** TASK DIRECTIONS **
Give the number of lines below that hold "template", and only that.

** MATERIAL FOR THIS EXERCISE **
_ _ _

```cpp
template <int N_, bool FUSE, bool STAMP> __device__ __forceinline__ void bwds_product(const BwdhArgs &p) {
    BWDH_COMMON(p)
    constexpr int NB = N / 16, NPW = N / 64;
    float *dgl = red;
    unsigned *s_loc = sync_ + 12;
    __builtin_amdgcn_s_setprio(2);
    const bool active = w < NPW;
    const int lb = l >> 2, lj = l & 3;
    float4 a[16];
#pragma unroll
    for (int ab = 0; ab < 16; ab++) a[ab] = active ? Ubwd5[(((size_t)kb * NPW + w) * 16 + ab) * 64 + l] : float4{0.f, 0.f, 0.f, 0.f};
#pragma unroll
    for (int ab = 0; ab < 16; ab++) asm volatile("" ::"v"(a[ab].x), "v"(a[ab].y), "v"(a[ab].z), "v"(a[ab].w));
    const int d = 4 * w + (lb >> 2), u = 4 * (lb & 3) + lj;
    const __amdgpu_buffer_rsrc_t rQ = make_rsrc(DGx, bwds_ring_floats(N, B) * sizeof(float));
    auto qoff = [&](int tt, int hf) {
        const size_t slot = (size_t)((tagged_ ? ring_base + (S - 1 - tt) : tt + ring_base) & (HX_RING - 1));
        return (((slot * NRG_ + rg0_ + hf) * NB + d) * NB + kb) * 64 + (size_t)u * 4;
    };
    const int wmg = w >> 1, wq0 = 2 * (w & 1);
    f32x4 wacc0 = {0.f, 0.f, 0.f, 0.f}, wacc1 = wacc0;
    float hq[8], dq[8];
    unsigned *s_wy = sync_ + 14;
    float *wyS = red + 1024;
    auto wfetch = [&](int tu) -> bool {
        if (!lds_wait(s_wy, (unsigned)(S - tu))) return false;
        const float *sp = wyS + (tu % 3) * (8 * 272);
#pragma unroll
        for (int c = 0; c < 8; c++) {
            dq[c] = sp[c * 272 + 64 * wmg + l];
            hq[c] = sp[c * 272 + 256 + (l & 15)];
        }
        return true;
    };
    auto wrelease = [&]() {
        asm volatile("" ::: "memory");
        if (l == 0) __hip_atomic_fetch_add(&sync_[15], 1u, __ATOMIC_RELAXED, __HIP_MEMORY_SCOPE_WORKGROUP);
    };
    auto wstep = [&]() {
#pragma unroll
        for (int c = 0; c < 8; c++) {
            if (wq0 == 0) {
                wacc0 = __builtin_amdgcn_mfma_f32_4x4x1f32(hq[c], dq[c], wacc0, 4, 0, 0);
                wacc1 = __builtin_amdgcn_mfma_f32_4x4x1f32(hq[c], dq[c], wacc1, 4, 1, 0);
            } else {
                wacc0 = __builtin_amdgcn_mfma_f32_4x4x1f32(hq[c], dq[c], wacc0, 4, 2, 0);
                wacc1 = __builtin_amdgcn_mfma_f32_4x4x1f32(hq[c], dq[c], wacc1, 4, 3, 0);
            }
        }
    };
    bool live = true;
    for (int t = S - 1; t >= 2 && live; t--) {
#pragma unroll
        for (int hf = 0; hf < 2; hf++) {
            if (hf == 1 && GC_ == 4) continue;
            if (!live) break;
            if (hf == 0) { SSTAMP(3, 8) }
            if (!lds_wait(&s_done[2 * hf + (t & 1)], (unsigned)((S - 1 - t) / 2 + 1))) {
                give_up();
                live = false;
                break;
            }
            if (hf == 0) { SSTAMP(3, 9) } else { SSTAMP(3, 5) }
            if (active) {
                const float4 dv = *reinterpret_cast<const float4 *>(dgl + (hf * 2 + (t & 1)) * 256 + lj * 64 + 4 * lb);
                const bool local = t < S - 1 && __hip_atomic_load(&s_loc[hf], __ATOMIC_RELAXED, __HIP_MEMORY_SCOPE_WORKGROUP) != 0;
                f32x4 c0 = {0.f, 0.f, 0.f, 0.f}, c1 = c0, c2 = c0, c3 = c0;
#define S6(ab)                                                            \
    c0 = __builtin_amdgcn_mfma_f32_4x4x1f32(dv.x, a[ab].x, c0, 4, ab, 0); \
    c1 = __builtin_amdgcn_mfma_f32_4x4x1f32(dv.y, a[ab].y, c1, 4, ab, 0); \
    c2 = __builtin_amdgcn_mfma_f32_4x4x1f32(dv.z, a[ab].z, c2, 4, ab, 0); \
    c3 = __builtin_amdgcn_mfma_f32_4x4x1f32(dv.w, a[ab].w, c3, 4, ab, 0);
                S6(0) S6(1) S6(2) S6(3) S6(4) S6(5) S6(6) S6(7) S6(8) S6(9) S6(10) S6(11) S6(12) S6(13) S6(14) S6(15)
#undef S6
                if (hf == 0) { SSTAMP(3, 10) } else { SSTAMP(3, 6) }
                float4 q;
                q.x = hx_canon((c0[0] + c1[0]) + (c2[0] + c3[0]));
                q.y = hx_canon((c0[1] + c1[1]) + (c2[1] + c3[1]));
                q.z = hx_canon((c0[2] + c1[2]) + (c2[2] + c3[2]));
                q.w = hx_canon((c0[3] + c1[3]) + (c2[3] + c3[3]));
                if (tagged_) {
                    const unsigned ph = (unsigned)((ring_base + (S - 1 - t)) >> 2) & 1u;
                    q = float4{tag_mark(q.x, ph), tag_mark(q.y, ph), tag_mark(q.z, ph), tag_mark(q.w, ph)};
                }
                const float4 sent = {__uint_as_float(HX_SENT), __uint_as_float(HX_SENT), __uint_as_float(HX_SENT),
                                     __uint_as_float(HX_SENT)};
                asm volatile("s_waitcnt vmcnt(0)" ::: "memory");
                const size_t e_pub = qoff(t, hf), e_rst = qoff(t - 2, hf);
                if (d < NB) {
                    if (XCD_LOCAL && local) {
                        *reinterpret_cast<float4 *>(DGx + e_pub) = q;
                        if (!tagged_) *reinterpret_cast<float4 *>(DGx + e_rst) = sent;
                    } else {
                        st_sc1(q, rQ, (int)(e_pub * sizeof(float)));
                        if (!tagged_) st_sc1(sent, rQ, (int)(e_rst * sizeof(float)));
                    }
                }
                if (hf == 0) { SSTAMP(3, 11) } else { SSTAMP(3, 7) }
            }
        }
        if (FUSE && live) {
            if (!wfetch(t)) {
                give_up();
                live = false;
                break;
            }
            if (!(cfg & 8)) wstep();
            wrelease();
        }
    }
    if (FUSE && live) {
        if (wfetch(1)) {
            if (!(cfg & 8)) wstep();
            wrelease();
        } else
            give_up();
    }
    if (FUSE) {
        __syncthreads();
        if (__hip_atomic_load(s_abort, __ATOMIC_RELAXED, __HIP_MEMORY_SCOPE_WORKGROUP)) return;
        {
            float *Yp = base + (size_t)G4 * 256 + (size_t)G4 * N + G4 + (size_t)(16 * kb) * 256 + 64 * wmg + l;
#pragma unroll
            for (int i = 0; i < 4; i++) {
                Yp[(size_t)(4 * wq0 + i) * 256] = wacc0[i];
                Yp[(size_t)(4 * (wq0 + 1) + i) * 256] = wacc1[i];
            }
        }
        table_out();
        __syncthreads();
        if (w == 0) {
            const int gt = l >> 4, rj = l & 15;
            float sum = 0.0f;
            for (int c = 0; c < 8; c++) sum += dbs[(c * 4 + gt) * 16 + rj];
            base[(size_t)G4 * 256 + (size_t)G4 * N + gt * N + 16 * kb + rj] = sum;
        }
    }
}
template <int N_, bool FUSE, bool STAMP> __device__ __forceinline__ void bwds_elementwise(const BwdhArgs &p) {
    BWDH_COMMON(p)
    constexpr int NB = N / 16, NLD = NB / 4;
    float *dgl = red;
    unsigned *s_loc = sync_ + 12;
    const int hf = w - 8;
    __builtin_amdgcn_s_setprio(3);
    const int cc = l >> 4, jj = l & 15;
    const int ecol = GC_ * gq + 4 * hf + cc, ecolc = ecol < B ? ecol : B - 1;
    const int j = 16 * kb + jj;
    float dcn = 0.0f;
    bool local_pub = false;
    float dbacc[4] = {0.f, 0.f, 0.f, 0.f};
    const __amdgpu_buffer_rsrc_t rQ = make_rsrc(DGx, bwds_ring_floats(N, B) * sizeof(float));
    auto qbase = [&](int tt) {
        const size_t slot = (size_t)((tagged_ ? ring_base + (S - 1 - tt) : tt + ring_base) & (HX_RING - 1));
        return (int)(((((slot * NRG_ + rg0_ + hf) * NB + kb) * NB + (size_t)(l >> 4)) * 64 + (size_t)(l & 15) * 4) * sizeof(float));
    };
    float ig, og, fg, ug, cv, cp;
    auto fetch = [&](int tu) {
        const float *gc = G + ((size_t)tu * B + ecolc) * G4 + j;
        ig = gc[0], og = gc[N], fg = gc[2 * N], ug = gc[3 * N];
        cv = C[((size_t)tu * B + ecolc) * N + j], cp = C[((size_t)(tu - 1) * B + ecolc) * N + j];
    };
    fetch(S - 1);
    float dhy = 0.0f;
    const bool alive = lds_wait(s_ol, 1u);
    if (alive) dhy = dhyb[((S - 1) & 3) * 128 + (4 * hf + cc) * 16 + jj];
    else give_up();
    const bool idle = hf == 1 && GC_ == 4;
    for (int t = S - 1; t >= 1 && alive && !idle; t--) {
        SSTAMP(8, 0)
        float dhn = 0.0f;
        if (t < S - 1) {
            const int off = qbase(t + 1);
            const unsigned ph = (unsigned)((ring_base + (S - 2 - t)) >> 2) & 1u;
            float4 v[NLD];
            bool ok = false;
            for (int spins = 0; spins <= SPIN_LIMIT; spins++) {
                bool gd = true;
#pragma unroll
                for (int i = 0; i < NLD; i++) v[i] = ld_sc1(rQ, off + i * (4 * 64 * (int)sizeof(float)));
#pragma unroll
                for (int i = 0; i < NLD; i++) gd = gd && (tagged_ ? tag_ready(v[i], ph) : hx_ready(v[i]));
                if (__all(gd)) {
                    ok = true;
                    break;
                }
                if ((spins & 255) == 255 && __hip_atomic_load(abortp, __ATOMIC_RELAXED, __HIP_MEMORY_SCOPE_AGENT) != 0) break;
                for (int i = 0; i < ((cfg >> 9) & 7); i++) __builtin_amdgcn_s_sleep(1);
            }
            if (!ok) {
                give_up();
                break;
            }
            SSTAMP(8, 1)
            if (tagged_) {
#pragma unroll
                for (int i = 0; i < NLD; i++) v[i] = float4{tag_value(v[i].x), tag_value(v[i].y), tag_value(v[i].z), tag_value(v[i].w)};
            }
            float4 sm = v[0];
#pragma unroll
            for (int i = 1; i < NLD; i++) {
                sm.x += v[i].x;
                sm.y += v[i].y;
                sm.z += v[i].z;
                sm.w += v[i].w;
            }
            const int q = l >> 4;
            const float k0 = (q & 1) ? sm.y : sm.x, k1 = (q & 1) ? sm.w : sm.z;
            const float s0 = (q & 1) ? sm.x : sm.y, s1 = (q & 1) ? sm.z : sm.w;
            const float z0 = k0 + xchg_row16(s0, l), z1 = k1 + xchg_row16(s1, l);
            const float keep = (q & 2) ? z1 : z0, send = (q & 2) ? z0 : z1;
            dhn = keep + xchg_half32(send, l);
        }
        if (XCD_LOCAL && t == S - 2) {
            unsigned mine = 0;
            bool same = true;
            if (l < NBK) {
                mine = __hip_atomic_load(xcc_tab + l, __ATOMIC_RELAXED, __HIP_MEMORY_SCOPE_AGENT);
                same = (mine >> 4) == epoch;
            }
            const unsigned first = __builtin_amdgcn_readfirstlane(mine);
            if (l < NBK) same = same && mine == first;
            local_pub = (XCD_FORCE_LOCAL || __all(same)) && NBK <= 64;
            if (l == 0) __hip_atomic_store(&s_loc[hf], local_pub ? 1u : 0u, __ATOMIC_RELAXED, __HIP_MEMORY_SCOPE_WORKGROUP);
        }
        const float dh = dhy + dhn;
        float dcv = dh * og + dcn;
        dcv = dcv * (1.0f - cv * cv);
        const float d_o = (dh * cv) * (og * (1.0f - og));
        const float d_i = (dcv * ug) * (ig * (1.0f - ig));
        const float d_f = (dcv * cp) * (fg * (1.0f - fg));
        const float d_u = (dcv * ig) * (1.0f - ug * ug);
        dcn = dcv * fg;
        SSTAMP(8, 2)
        {
            float *dp = dgl + (hf * 2 + (t & 1)) * 256 + cc * 64 + jj;
            dp[0] = d_i;
            dp[16] = d_o;
            dp[32] = d_f;
            dp[48] = d_u;
            asm volatile("" ::: "memory");
            if (l == 0) __hip_atomic_fetch_add(&s_done[2 * hf + (t & 1)], 1u, __ATOMIC_RELAXED, __HIP_MEMORY_SCOPE_WORKGROUP);
        }
        SSTAMP(8, 3)
        const int ta = jj & 3, tq = jj >> 2;
        float t0 = d_i, t1 = d_o, t2 = d_f, t3 = d_u;
        {
            const float lo = (ta & 1) ? t0 : t1, hi = (ta & 1) ? t2 : t3;
            const float rlo = dpp_f<0xB1>(lo), rhi = dpp_f<0xB1>(hi);
// ... 1462 lines not shown
```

_ _ _

** TASK SOLUTION **
2